Hareket, işçiler ile öğrencileri birleştirirken patron partilerinde ise çatlaklara yol açıyor. İktidardaki sözde “Sosyalist” Parti’nin gençlik örgütünün, İş Yasası karşıtı harekette yer aldığı, parti yönetiminden isimlerin de harekete destek verdiği daha önce Gerçek gazetesinde belirtilmişti. Şimdi “NuitDebout” (Bütün gece ayakta) adıyla başlayan meydanlar hareketine parti içinden katılımların artmasıyla, çatlak iyiden iyiye gün yüzüne çıkıyor. Belki de daha önemlisi ise, ön faşist parti Front National (FN, Ulusal Cephe) içerisindeki çatlak. Yasanın ortaya çıktığı Şubat ayında partinin lideri Marine Le Pen yasaya karşı olduğunu açıklarken,  yeğeni ve FN milletvekili Marion Maréchal-Le Pen ise katıldığı bir radyo programında bu yasanın Fransa’daki işsizlik sorununu çözebileceğini, bu sebeple de yasayı desteklediğini belirtmişti.  9 Mart genel grevinden sonra FN iş yasasına karşı internet üzerinden bir imza kampanyası başlatsa da, yaklaşık bir aydır bu konuda herhangi bir açıklama yapmaktan kaçınıyor. Özellikle 31 Mayıs genel greviyle hareketin belli bir eşiği aşması sonrasında hem Le Pen hem de FN tamamen sessizliğe gömülmüş vaziyette.

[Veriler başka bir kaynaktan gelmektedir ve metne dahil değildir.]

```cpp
template <int NAT, bool OWN, int M>
__device__ inline d4 pinv_fam_tiles(const double (&li)[4], const double (&kk)[4 * M], const CliqueDesc& d, double* P, double* yaa,
                                    double* zs, int nfz, const int32_t* rel, int t0, int t1, bool with_li, int lane) {
  const int l15 = lane & 15, kq = lane >> 4;
  const int nn = d.nn, na = d.na, nf = nn + na;
  const int ksn = (nn + 3) >> 2, ksa = (na + 3) >> 2;
  const d4 zero4 = {0.0, 0.0, 0.0, 0.0};
  d4 accN = zero4;
  if (with_li) {
#pragma unroll
    for (int s = 0; s < 4; ++s)
      if (s < ksn) fmma(accN, li[s], li[s]);
  }
#pragma unroll
  for (int t = 0; t < NAT; ++t) {
    if (t < t0 || t >= t1 || 16 * t >= na) continue;
    const int m = 16 * t + l15;
    int ri = 0;
    if (!OWN) ri = rel[min(m, na - 1)];
    d4 accE = zero4;
#pragma unroll
    for (int s0 = 0; s0 < 4 * NAT; s0 += 8) {
      double y[8];
#pragma unroll
      for (int s = s0; s < s0 + 8 && s < 4 * NAT; ++s) {
        const int j = kq + 4 * s;
        const int i1 = OWN ? nn + min(m, na - 1) : ri, j1 = OWN ? nn + min(j, na - 1) : rel[min(j, na - 1)];
        const double v = zs[pk_low(max(i1, j1), min(i1, j1), nfz)];
        y[s - s0] = (m < na && j < na) ? v : 0.0;
        if (!OWN && m < na && j <= m) yaa[m + j * na] = v;
      }
#pragma unroll
      for (int s = s0; s < s0 + 8 && s < 4 * NAT; ++s)
        if (s < ksa) fmma(accE, kk[s], y[s - s0]);
    }
#pragma unroll
    for (int rr = 0; rr < 4; ++rr) {
      const int mm = 16 * t + kq + 4 * rr;
      if (mm < na && l15 < nn) {
        P[nn + mm + l15 * nf] = -accE[rr];
        if (OWN) zs[pk_low(nn + mm, l15, nfz)] = -accE[rr];
      }
    }
#pragma unroll
    for (int s = 0; s < 4; ++s) fmma(accN, kk[4 * t + s], accE[s]);
  }
  return accN;
}

template <int PNAT, int CNAT>
__global__ void __launch_bounds__(256, 4) k_pinv_fam(MfmaArgs a, double* x, int nfmax, int cpan, int nfam, const int32_t* lone) {
  extern __shared__ double zs[];
  const int tid = threadIdx.x;
  const int lane = tid & 63, l15 = lane & 15, kq = lane >> 4;
  const int wave = __builtin_amdgcn_readfirstlane((int)(threadIdx.x >> 6));
  const int k = (int)blockIdx.x < nfam ? a.t.lev[blockIdx.x] : lone[(int)blockIdx.x - nfam];
  const CliqueDesc d = a.t.cl[k];
  const int nn = d.nn, na = d.na, nf = nn + na;
  const int nch = (int)blockIdx.x < nfam ? d.chend - d.chbeg : 0;
  double* const P = x + d.blk;
  const bool has0 = wave < nch, has1 = wave + 4 < nch;
  const CliqueDesc dc0 = a.t.cl[has0 ? a.t.chidx[d.chbeg + wave] : k];
  const CliqueDesc dc1 = a.t.cl[has1 ? a.t.chidx[d.chbeg + wave + 4] : k];
  const SfamStage st = sfam_stage_of(zs, nfmax, wave, cpan);
  if (has0) { sfam_stage(st, a.LK + dc0.blk, (dc0.nn + dc0.na) * dc0.nn, lane); sfam_stage_rel(st, a.t, dc0, lane); }
  constexpr int M = PNAT > CNAT ? PNAT : CNAT;
  double li[4], kk[4 * M];
  down_fam_load_lk<PNAT, M>(li, kk, a.LK + d.blk, d, lane);
  if (na > 0) {
    const bool haspar = d.parent >= 0;
    const CliqueDesc par = a.t.cl[haspar ? d.parent : k];
    const int nng = par.nn, nag = par.na, nfg = nng + nag;
    const double* Pg = x + par.blk;
    const double* Ug = a.t.upd + par.upd;
    double* const UkG = a.t.upd + d.upd;
    const int32_t* rel = a.t.relidx + d.rel;
    const int gi = rel[min(lane, na - 1)];
    double v[4 * PNAT];
#pragma unroll
    for (int c = 0; c < 4 * PNAT; ++c) {
      const int j = wave + 4 * c;
      v[c] = 0.0;
      if (haspar && j < na && lane >= j && lane < na) {
        const int gj = rel[j];
        const int hi = max(gi, gj), lo = min(gi, gj);
        v[c] = lo < nng ? Pg[hi + (int64_t)lo * nfg] : Ug[(hi - nng) + (int64_t)(lo - nng) * nag];
      }
    }
#pragma unroll
    for (int c = 0; c < 4 * PNAT; ++c) {
      const int j = wave + 4 * c;
      if (j < na && lane >= j && lane < na) {
        zs[pk_low(nn + lane, nn + j, nf)] = v[c];
        if (haspar) UkG[lane + j * na] = v[c];
      }
    }
  }
  __syncthreads();
  {
    const d4 accN = pinv_fam_tiles<PNAT, true, M>(li, kk, d, P, nullptr, zs, nf, nullptr, wave, wave + 1, wave == 0, lane);
#pragma unroll
    for (int rr = 0; rr < 4; ++rr) st.D[l15 + 16 * (kq + 4 * rr)] = accN[rr];
  }
  __syncthreads();
  {
    const int i = tid & 15, j = tid >> 4;
    if (i < nn && j <= i) {
      double v = sfam_stage_of(zs, nfmax, 0, cpan).D[tid];
#pragma unroll
      for (int w = 1; w < 4; ++w)
        if (w < PNAT && 16 * w < na) v += sfam_stage_of(zs, nfmax, w, cpan).D[tid];
      zs[pk_low(i, j, nf)] = v;
      P[i + j * nf] = v;
    }
  }
  if (nch == 0) return;
  __syncthreads();
  const int pan1 = (dc1.nn + dc1.na) * dc1.nn;
  const bool pre1 = has1 && pan1 <= 256;
  SfamPre pre;
  if (has0) {
    down_fam_load_lk<CNAT, M>(li, kk, st.P, dc0, lane);
    if (pre1) sfam_fetch(pre, a.LK + dc1.blk, pan1, a.t, dc1, lane);
  }
  auto child = [&](const CliqueDesc& dc) {
    double* const Pc = x + dc.blk;
    const d4 accN = pinv_fam_tiles<CNAT, false, M>(li, kk, dc, Pc, a.t.upd + dc.upd, zs, nf, st.rel, 0, CNAT, true, lane);
    const int nfc = dc.nn + dc.na;
#pragma unroll
    for (int rr = 0; rr < 4; ++rr) {
      const int c = kq + 4 * rr;
      if (l15 < dc.nn && c <= l15) Pc[l15 + c * nfc] = accN[rr];
    }
  };
  if (has0) child(dc0);
  if (has1) {
    wave_sync();
    if (pre1) sfam_commit(st, pre, pan1, dc1, lane);
    else { sfam_stage(st, a.LK + dc1.blk, pan1, lane); sfam_stage_rel(st, a.t, dc1, lane); }
    wave_sync();
    down_fam_load_lk<CNAT, M>(li, kk, st.P, dc1, lane);
    child(dc1);
  }
}

}
```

Yukarıda değinilen “NuitDebout” hareketi üzerinde durmakta da fayda var. 31 Mart genel grevi sonrası “Nous ne rentrerons pas chez nous” (Evimize dönmüyoruz) sloganıyla Paris’te başlayan hareket, müthiş bir hızla tüm Fransa’ya yayıldı. Paris’in ardından özellikle Rennes ve Toulouse gibi, iş yasası karşıtı hareketin güçlü olduğu şehirlerde önemli bir başarı yakalayan “NuitDebout” 9 Nisan itibariyle Fransa’da 60’tan fazla şehre, dahası Belçika, İspanya ve hatta Almanya’ya sıçramış vaziyette.

Sendikalar 9 Mart ve 31 Mart’tan sonra üçüncü genel grev için 28 Nisan tarihini belirlediler. 28 Nisan’a ulaşmadan evvel ise, 11 Nisan’da üniversitelerin bir hafta tatile girmesinin yaratabileceği rehavet ve dağınıklık aşılmak zorunda. Birçok burjuva kalemşoru, hükümetin ufak tavizler vermeye başlaması, üniversite tatili ve son eylemlere katılımın nispeten azlığı sebebiyle hareketin sonun başlangıcında olduğunu ilan etti bile. Eylemlerin her geçen gün daha fazla şehri kapsaması ve NuitDebout’nun yayılma hızı ise bu iddiaları yalanlar nitelikte. Hareketin yeni bir atılım yapıp yapamayacağını ise 28 Nisan genel grevinin gücü gösterecek.